You might be degrading the performance of your model because you are assigning a positive box to something completely random.
We should define what we want to do in those cases: do we want to only sample the negative examples (and thus not have the positives in the batch)? This might bias the learning for those images, which might not be good.
I'd say really the better thing to do is to remove those images in the constructor of your dataset, for example as done in here in the COCODataset
Thanks for your reply ! And the first way you mentioned above works well for me. And I think it's easy to be done. Thanks a lot :)
Thank you for your response, I find someone uses the mask to predict bounding box, what they do is just generate a mask filled with zero, then if a pixel in bounding box then, mark this pixel as 1.
@SupperSu I believe this is in the case where we don't have either masks or boxes, but have the other? Because we can infer a basic mask given a box, and a basic box given a mask? But what if we don't have neither boxes nor masks for a particular image?
In this case since the dataset only have the bounding boxes, and it is possible to infer the bounding box from mask and mask can handle the picture which have no bounding box, so they use mask to make prediction first, and then transfer the mask into bounding boxes.
@SupperSu did you fix your issues then?
I am planning to use mask to infer bounding box, and I checked the code it seems that there is no such function, I think maybe I could add this function on my own. Currently, I followed your instruction that removing the pictures which have no bounding boxes.

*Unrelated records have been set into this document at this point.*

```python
_P, _I, _L, _F = C.c_void_p, C.c_int32, C.c_int64, C.c_float
SIGNATURES = {
    "pmoe_version": [],
    "pmoe_error_string": [C.c_int],
    "pmoe_abi_sizeof": [C.c_int],
    "pmoe_conv2d_igemm": [C.POINTER(ConvDesc), _P],
    "pmoe_conv2d_stat_rows": [C.POINTER(ConvDesc)],
    "pmoe_conv2d_plan": [C.POINTER(ConvDesc)],
    "pmoe_conv2d_wgrad": [C.POINTER(WgradDesc), _P],
    "pmoe_conv2d_wgrad_fold": [C.POINTER(WgradDesc), _P],
    "pmoe_conv2d_wgrad_ws_floats": [C.POINTER(WgradDesc)],
    "pmoe_conv2d_wgrad_plan": [C.POINTER(WgradDesc)],
    "pmoe_mlp_wgrad": [_P, _P, _P, _P, _I, _I, _I, _I, _I, _I, _I, _I, _I, _I, _I, _I, _P],
    "pmoe_bn_apply_pool2": [_P, _P, _P, _P, _P, _P, _I, _I, _I, _I, _I, _I, _I, _I, _I, _P],
    "pmoe_pack_conv_weights": [_P, _P, _P, _I, _I, _I, _I, _I, _I, _I, _I, _I, _P],
    "pmoe_pack_conv_weights_fp8": [_P, _P, _P, _P, _P, _F, _I, _I, _I, _I, _I, _I, _I, _I, _P],
    "pmoe_pack_conv_weights_scaled": [_P, _P, _P, _P, _P, _P, _I, _I, _I, _I, _I, _I, _I, _P],
    "pmoe_pack_conv_weights_gated": [_P, _P, _I, _P, _P, _I, _I, _I, _I, _I, _I, _I, _I, _I, _I, _P],
    "pmoe_unpack_conv_wgrad": [_P, _P, _I, _I, _I, _I, _I, _I, _P],
    "pmoe_pack_bias": [_P, _P, _I, _I, _I, _P],
    "pmoe_act_fwd": [_P, _P, _L, _I, _F, C.c_uint64, _I, _P],
    "pmoe_act_bwd": [_P, _P, _P, _L, _I, _F, _I, _P],
    "pmoe_colstats": [_P, _L, _I, _I, _I, _I, _P, _I, _P, _I, _P],
    "pmoe_reduce_partials": [_P, _P, _I, _I, _I, _I, _P],
    "pmoe_bn_finalize": [_P, _I, _L, _P, _P, _P, _P, _F, _F, _I, _P, _P, _P, _P, _I, _I, _P, _P],
    "pmoe_bn_apply": [_P, _P, _P, _P, _P, _P, _L, _I, _I, _I, _I, _I, _I, _P, _F, _P],
    "pmoe_bn_bwd_reduce": [_P, _P, _P, _P, _P, _P, _P, _L, _I, _I, _I, _P, _I, _P, _I, _P],
    "pmoe_bn_bwd_finalize": [_P, _I, _L, _P, _P, _P, _P, _I, _I, _P],
    "pmoe_bn_bwd_apply": [_P, _P, _P, _P, _P, _P, _P, _P, _P, _P, _P, _L, _I, _I, _I, _I, _P],
    "pmoe_stem_tail_stats": [_P, _P, _P, _P, _P, _I, _P, _P, _I, _I, _I, _I, _I, _I, _P],
    "pmoe_stem_tail_pooled": [_P, _P, _P, C.POINTER(C.c_void_p), _P, _I, _I, _L, _I, _I, _P],
    "pmoe_stem_tail_combine": [_P, _I, _P, _I, C.POINTER(C.c_void_p), _L, _P, _P, _I, _I, _P],
    "pmoe_stem_tail_pool": [_P, _P, _P, _P, _P, _P, _P, _P, _P, _I, _I, _I, _I, _I, _I, _P],
    "pmoe_stem_tail_bwd": [_I, _P, _P, _P, _P, C.POINTER(C.c_void_p), _P, _I, _I, _I, _I, _I, _I, _I, _P],
    "pmoe_maxpool3s2_fwd": [_P, _P, _P, _I, _I, _I, _I, _I, _P],
    "pmoe_maxpool3s2_bwd": [_P, _P, _P, _I, _I, _I, _I, _I, _P],
    "pmoe_gap_partial": [_P, _P, _P, _I, _L, _I, _I, _I, _I, _P],
    "pmoe_bn_apply_gap": [_P, _P, _P, _P, _P, _P, _I, _I, _I, _L, _I, _I, _I, _P],
    "pmoe_gap_finish": [_P, _P, _I, _I, _I, _L, _I, _I, _I, _P],
    "pmoe_gap_bwd": [_P, _P, _I, _L, _I, _I, _I, _I, _P],
    "pmoe_eca_gate": [_P, _I, _L, _P, _I, _P, _P, _I, _I, _I, _I, _I, _P],
# ... 20 lines not shown
    "pmoe_pixel_unshuffle2": [_P, _I, _I, _P, _I, _I, _I, _I, _I, _I, _P],
    "pmoe_add_window": [_P, _I, _I, _P, _I, _I, _L, _I, _I, _P],
    "pmoe_cat_windows": [C.POINTER(C.c_void_p), _I, _I, _I, _I, _P, _I, _I, _L, _I, _P],
    "pmoe_nhwc_to_nchw": [_P, _I, _I, _P, _I, _L, _I, _I, _P],
    "pmoe_seg_loss_rows": [_I, _I, _I],
    "pmoe_seg_loss_cp": [_I],
    "pmoe_seg_loss_fwd": [_P, _P, _I, _I, _I, _I, _I, _I, _F, _F, _F, _F, _P, _P, _P, _P, _P, _P],
    "pmoe_seg_loss_bwd": [_P, _P, _P, _P, _P, _P, _I, _I, _I, _I, _I, _I, _P],
    "pmoe_dice_score": [_P, _P, _I, _I, _L, _F, _P, _P, _P],
    "pmoe_dropout2d_table": [_P, _I, _I, _F, C.c_uint64, _P],
    "pmoe_channel_scale": [_P, _I, _I, _P, _I, _L, _I, _I, _P],
    "pmoe_resample_u8_horizontal": [_P, _P, _I, _I, _I, _I, _I, _I, _I, _P, _P, _I, _P],
    "pmoe_resample_u8_vertical_to_f32": [_P, _P, _I, _I, _I, _I, _I, _P, _P, _I, _P],
    "pmoe_resample_u8_vertical_to_i64": [_P, _P, _I, _I, _I, _I, _I, _P, _P, _I, _P],
    "pmoe_resample_u8_vertical_to_u8": [_P, _P, _I, _I, _I, _I, _I, _P, _P, _I, _P],
    "pmoe_augment_point_to_u8": [_P, _P, _P, _I, _I, _I, _I, _P],
    "pmoe_augment_point_to_f32": [_P, _P, _P, _I, _I, _I, _I, _P],
    "pmoe_augment_blur_h": [_P, _P, _P, _I, _I, _I, _P],
    "pmoe_augment_blur_v": [_P, _P, _P, _I, _I, _I, _P],
    "pmoe_mt_grad_norm": [_P, _P, _P, _I, _F, _P, _P, _I, _P],
    "pmoe_mt_adam": [_P, _P, _P, _I, _F, _F, _F, _F, _F, _I, _F, _F, _P, _P],
    "pmoe_mt_adam_packs": [_P, _P, _P, _P, _P, _I, _F, _F, _F, _F, _F, _I, _F, _F, _P, _P],
    "pmoe_mt_swa_update": [_P, _P, _P, _I, _L, _P],
}
_RESTYPES = {"pmoe_error_string": C.c_char_p, "pmoe_conv2d_wgrad_ws_floats": C.c_int64}


def lib_path():
    return _LIB_PATH


_recorder = None
_NOT_LAUNCHES = frozenset(("pmoe_error_string", "pmoe_abi_sizeof", "pmoe_conv2d_plan", "pmoe_conv2d_stat_rows",
                           "pmoe_conv2d_wgrad_plan", "pmoe_conv2d_wgrad_ws_floats"))


class LaunchRecorder:

    def __init__(self):
        self.calls = []
        self.stream = None

    def __enter__(self):
        global _recorder
        if _recorder is not None:
            raise RuntimeError("a LaunchRecorder is already active")
        self.stream = torch.cuda.current_stream().cuda_stream
        _recorder = self
        return self

    def __exit__(self, *exc):
        global _recorder
        _recorder = None
        return False

    def replay(self):
        if torch.cuda.current_stream().cuda_stream != self.stream:
            raise RuntimeError("LaunchRecorder.replay: the plan was recorded on another stream")
        for fn, args in self.calls:
            rc = fn(*args)
            if rc:
                check(rc, fn.__name__)


class _RecordingLib:
    def __init__(self, lib, rec):
        self._lib, self._rec = lib, rec
# ... 70 lines not shown
```

### pmoe_amd/ops.py

```python
import ctypes as C

import torch

from . import hip
from .hip import ConvDesc, WgradDesc, check, dt, load, ptr, stream_ptr


def _round_up(v, m):
    return (v + m - 1) // m * m


def conv_out_size(h, ks, stride, pad):
    return (h + 2 * pad - ks) // stride + 1


def _nhwc(t, name):
    if t.dim() != 4:
        raise ValueError(f"{name}: expected NHWC [N,H,W,C], got shape {tuple(t.shape)}")
    return t.shape


def _conv_desc(n, h, w_, ho, wo, cin, cout, coutp, ipe, ks, stride, pad, dtype, *, dilate=False, in_shared=False, in_ld=0,
               in_coff=0, out_ld=0, out_coff=0, res_mode=hip.RES_NONE, res_ld=0, res_coff=0, act=hip.ACT_NONE, drop_p=0.0, seed=0,
               w_fp8=False, in_fp8=False, in_scale=1.0, bn_ipe=0, shuffle2_c=0):
# ... 12 lines not shown
    if res_mode in (hip.RES_DBN, hip.RES_INBN):
        d.bn_ipe = int(bn_ipe or ipe)
    return d


def _stand_in(t, name=None, dtype=None):
    return None if t is None else C.c_void_p(id(t))


def _planning_desc(n, h, w_, ho, wo, cin, cout, coutp, ipe, ks, stride, pad, dtype, bias=False, stats=False, **kw):
    d = _conv_desc(n, h, w_, ho, wo, cin, cout, coutp, ipe, ks, stride, pad, hip._TORCH_DT[dtype], **kw)
    d.in_, d.w, d.out = 1, 2, 3
    if d.res_mode not in (hip.RES_NONE, hip.RES_INBN):
        d.res = 4
    if d.res_mode in (hip.RES_DBN, hip.RES_INBN):
        d.bn_coef = 5
    if d.w_fp8:
        d.out_scale = 6
    d.bias, d.stats = (7 if bias else None), (8 if stats else None)
    return d


class ConvLaunch:
    __slots__ = ("d", "out", "stats")

    def __init__(self, d, out, stats):
        self.d, self.out, self.stats = d, out, stats

    def plan(self):
        return load().pmoe_conv2d_plan(C.byref(self.d))

    def served(self):
        return self.plan() >= 0

    def stat_rows(self):
        return _stat_rows(self.d)

    def launch(self):
        return _conv2d_launch(self)


def _stat_rows(d):
    rows = load().pmoe_conv2d_stat_rows(C.byref(d))
    if rows < 0:
        check(rows, "pmoe_conv2d_stat_rows")
    return rows


def _conv2d_launch(p):
    d = p.d
    if p.out is None:
        raise ValueError("conv2d: a launch prepared from shapes only can be asked, not run")
    if p.stats is not None:
        rows = p.stat_rows()
        if p.stats is True:
            p.stats = torch.empty(rows, 2, d.coutp, dtype=torch.float32, device=p.out.device)
        elif p.stats.dim() != 3 or p.stats.shape[0] != rows or p.stats.shape[1] != 2 or p.stats.shape[2] != d.coutp:
            raise ValueError(f"conv2d: stats must be [{rows}, 2, {d.coutp}] for this launch, got {tuple(p.stats.shape)}")
        d.stats = ptr(p.stats, "stats", torch.float32)
    elif d.res_mode == hip.RES_DBN:
        raise ValueError("conv2d: RES_DBN writes the BatchNorm-backward reductions to `stats`")
    if _prof is not None:
        _launch_info["kernel"] = p.plan()
    check(load().pmoe_conv2d_igemm(C.byref(d), stream_ptr()), "pmoe_conv2d_igemm")
    return p.out
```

We don't currently have a functionality to get the bounding box for a mask, but it should be fairly easy to obtain something like that. For a 2d binary mask containing a single object, the bounding box can be inferred by something like:
mask = ...
idx_y, idx_x = mask.nonzero().unbind(1)
x1 = idx_x.min()
x2 = idx_x.max()
y1 = idx_y.min()
y2 = idx_y.max()
❓ Questions and Help
I train my own dataset using a "sliding window" way, because the image is too large and have lots of objects in it(about 1000 per image). So in this way there's a problem: When the window sliding in a position where there's nothing(no one box) in it, i put "sub-region image in current window" into network, but how to deal with boxes,labels and masks? Would it work if i just set a box as [0,0,0,0] , and add field label as 0, and a mask with ......[0,0]? ..... Thanks for your help!